Task input Start Marker

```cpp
static int plnet_lines_batch(airfe_ctx* c, int B, int h, int w, double* d_lines, int capL, int* d_nlines, float* d_junc, int capJ,
                             int* d_njunc, int nj, int* d_found, hipStream_t st, int phase = 3) {
  if (!c->has_s0 || !c->has_s1) return fail(c, "the batched PLNet path needs the line branch (line.* in the detector pack) and cfg.plnet_s1_pack");
  if (c->prec == 2) return fail(c, "plnet_lines_batch is the 2-byte batch path (fp32 mode goes image by image: plnet_batch_f32)");
  if (B > c->Lmax) return fail(c, "batch exceeds the line-path arena");
  if (capL < 1 || !d_lines || !d_nlines) return fail(c, "detect_plnet_batch: no line output");
  if (nj < 0 || nj > B || (nj > 0 && (!d_junc || !d_njunc || capJ < 1))) return fail(c, "detect_plnet_batch: bad junction arguments");
  if ((phase & 1) && line_branch_dev(c, st, 0, B, false)) return 1;
  bool partial = false;
  if ((phase & 2) && nj > 0 && !c->desc_dense_valid) {
    dense_desc_head(c, nj, st);
    c->desc_dense_valid = true;
    partial = nj != c->last_B;
  }
  int* lfound = d_found ? d_found : c->d_nlines + c->Lmax;
  int* jfound = d_found ? d_found + B : c->d_njunc + c->Lmax;
  const int rc = line_tail_dev(c, 0, B, nullptr, h, w, d_lines, capL, d_nlines, lfound, d_junc, capJ, d_njunc, jfound, nj, st, phase);
  if (partial) c->desc_dense_valid = false;
  return rc;
}

static int plnet_batch_f32(airfe_ctx* c, const uint8_t* d_gray, int B, int h, int w, int stride, size_t img_stride, float* d_feat, int cap, int* d_n,
                           double* d_lines, int capL, int* d_nlines, float* d_junc, int capJ, int* d_njunc, int nj, int* lfound, int* jfound, hipStream_t st) {
  if (!c->has_s0 || !c->has_s1) return fail(c, "the batched PLNet path needs the line branch (line.* in the detector pack) and cfg.plnet_s1_pack");
  if (capL < 1 || !d_lines || !d_nlines) return fail(c, "detect_plnet_batch: no line output");
  if (nj < 0 || nj > B || (nj > 0 && (!d_junc || !d_njunc || capJ < 1))) return fail(c, "detect_plnet_batch: bad junction arguments");
  for (int b = 0; b < B; ++b) {
    const bool jn = b < nj;
    const int rc = detect_dev(c, d_gray + (size_t)b * img_stride, 1, h, w, stride, img_stride, d_feat + (size_t)b * cap * AIRFE_FEAT_DIM, cap, d_n + b, st);
    if (rc || line_branch_dev(c, st, 0, 1, false)) return 1;
    if (line_tail_dev(c, 0, 1, nullptr, h, w, d_lines + (size_t)b * capL * 4, capL, d_nlines + b, lfound ? lfound + b : c->d_nlines + c->Lmax,
                      jn ? d_junc + (size_t)b * capJ * AIRFE_FEAT_DIM : nullptr, capJ, jn ? d_njunc + b : nullptr, jn ? (jfound ? jfound + b : c->d_njunc + c->Lmax) : nullptr,
                      jn ? 1 : 0, st, 3))
      return 1;
  }
  return 0;
}

int airfe_detect_plnet_batch_dev(airfe_ctx* c, const uint8_t* d_gray, int B, int h, int w, int stride, size_t img_stride, float* d_feat,
                                 int cap, int* d_n, double* d_lines, int capL, int* d_nlines, float* d_junc, int capJ, int* d_njunc,
                                 int junction_images, int* d_found, void* stream) try {
  AIRFE_ENTER(c);
  hipStream_t st = stream ? (hipStream_t)stream : c->stream;
  if (c->prec == 2)
    return plnet_batch_f32(c, d_gray, B, h, w, stride, img_stride, d_feat, cap, d_n, d_lines, capL, d_nlines, d_junc, capJ, d_njunc, junction_images, d_found,
                           d_found ? d_found + B : nullptr, st);
  if (detect_dev(c, d_gray, B, h, w, stride, img_stride, d_feat, cap, d_n, st)) return 1;
  return plnet_lines_batch(c, B, h, w, d_lines, capL, d_nlines, d_junc, capJ, d_njunc, junction_images, d_found, st);
} AIRFE_CATCH(c)

static int stereo_plnet_dev(airfe_ctx* c, const uint8_t* d_left, const uint8_t* d_right, int B, int h, int w, int stride,
                            size_t img_stride, float* d_featL, float* d_featR, int cap, int* d_nL, int* d_nR, double* d_lines,
                            int capL, int* d_nlines, float* d_juncL, int capJ, int* d_njuncL, int* d_found, int32_t* d_idx,
                            float* d_score, int mcap, int* d_nmatch, hipStream_t st, const std::function<int(hipStream_t)>* after_detect = nullptr,
                            const std::function<int(hipStream_t)>* after_lines = nullptr, const LgSecondPair* x2 = nullptr) {
  if (c->prec == 2) {
    if (x2) return fail(c, "stereo_plnet_batch: the second (temporal) pair rides in a 2-byte forward (precision fp16 / bf16)");
    if (plnet_batch_f32(c, d_left, B, h, w, stride, img_stride, d_featL, cap, d_nL, d_lines, capL, d_nlines, d_juncL, capJ, d_njuncL, d_juncL ? B : 0, d_found,
                        d_found ? d_found + 2 * B : nullptr, st) ||
        plnet_batch_f32(c, d_right, B, h, w, stride, img_stride, d_featR, cap, d_nR, d_lines + (size_t)B * capL * 4, capL, d_nlines + B, nullptr, 0, nullptr, 0,
                        d_found ? d_found + B : nullptr, nullptr, st))
      return 1;
    if (after_detect && (*after_detect)(st)) return 1;
    if (after_lines && (*after_lines)(st)) return 1;
    if (!d_idx) return 0;
    return lightglue_dev(c, d_featL, d_nL, d_featR, d_nR, B, cap, AIRFE_FEAT_DIM, 1, 1, d_idx, d_score, mcap, d_nmatch, nullptr, st, nullptr);
  }
  if (!(2 * B <= c->Dmax))
    return fail(c, "stereo_plnet_batch: needs the one-pass stereo detector (detector + LightGlue packs loaded, 2 B <= 2 max_batch)");
  const uint32_t enc_only = (1u << ST_PREPROCESS) | (1u << ST_CONV1_FUSED) | (1u << ST_CONV3X3_C64);
  const bool overlap = c->overlap_lines && (c->prof_mask & ~enc_only) == 0;
  if (detect_dev2(c, d_left, d_right, B, h, w, stride, img_stride, d_featL, d_featR, cap, d_nL, d_nR, st)) return 1;
  if (after_detect && (!d_idx || !overlap) && (*after_detect)(st)) return 1;
  if (!d_idx) {
    if (plnet_lines_batch(c, 2 * B, h, w, d_lines, capL, d_nlines, d_juncL, capJ, d_njuncL, d_juncL ? B : 0, d_found, st)) return 1;
    return after_lines ? (*after_lines)(st) : 0;
  }
  if (!overlap) {
    if (plnet_lines_batch(c, 2 * B, h, w, d_lines, capL, d_nlines, d_juncL, capJ, d_njuncL, d_juncL ? B : 0, d_found, st)) return 1;
    if (after_lines && (*after_lines)(st)) return 1;
    return lightglue_dev(c, d_featL, d_nL, d_featR, d_nR, B, cap, AIRFE_FEAT_DIM, 1, 1, d_idx, d_score, mcap, d_nmatch, nullptr, st, x2);
  }
  HIPCHK(c, hipEventRecord(c->ev_fork, st));
  HIPCHK(c, hipStreamWaitEvent(c->stream2, c->ev_fork, 0));
  int rc = 0;
  if (after_detect && (*after_detect)(c->stream2)) rc = 1;
  const bool lg_first = B <= 4;
  if (!rc && lg_first) rc = lightglue_dev(c, d_featL, d_nL, d_featR, d_nR, B, cap, AIRFE_FEAT_DIM, 1, 1, d_idx, d_score, mcap, d_nmatch, nullptr, st, x2);
  if (!rc) rc = plnet_lines_batch(c, 2 * B, h, w, d_lines, capL, d_nlines, d_juncL, capJ, d_njuncL, d_juncL ? B : 0, d_found, c->stream2);
  if (!rc && after_lines && (*after_lines)(c->stream2)) rc = 1;
  if (!rc && !lg_first) rc = lightglue_dev(c, d_featL, d_nL, d_featR, d_nR, B, cap, AIRFE_FEAT_DIM, 1, 1, d_idx, d_score, mcap, d_nmatch, nullptr, st, x2);
  HIPCHK(c, hipEventRecord(c->ev_join, c->stream2));
  HIPCHK(c, hipStreamWaitEvent(st, c->ev_join, 0));
// ... 509 lines not shown
```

Task input End Marker

What the task asks → If a line above includes the string "phase", pick it out.

Written solution →
                             int* d_njunc, int nj, int* d_found, hipStream_t st, int phase = 3) {
  if ((phase & 1) && line_branch_dev(c, st, 0, B, false)) return 1;
  if ((phase & 2) && nj > 0 && !c->desc_dense_valid) {
  const int rc = line_tail_dev(c, 0, B, nullptr, h, w, d_lines, capL, d_nlines, lfound, d_junc, capJ, d_njunc, jfound, nj, st, phase);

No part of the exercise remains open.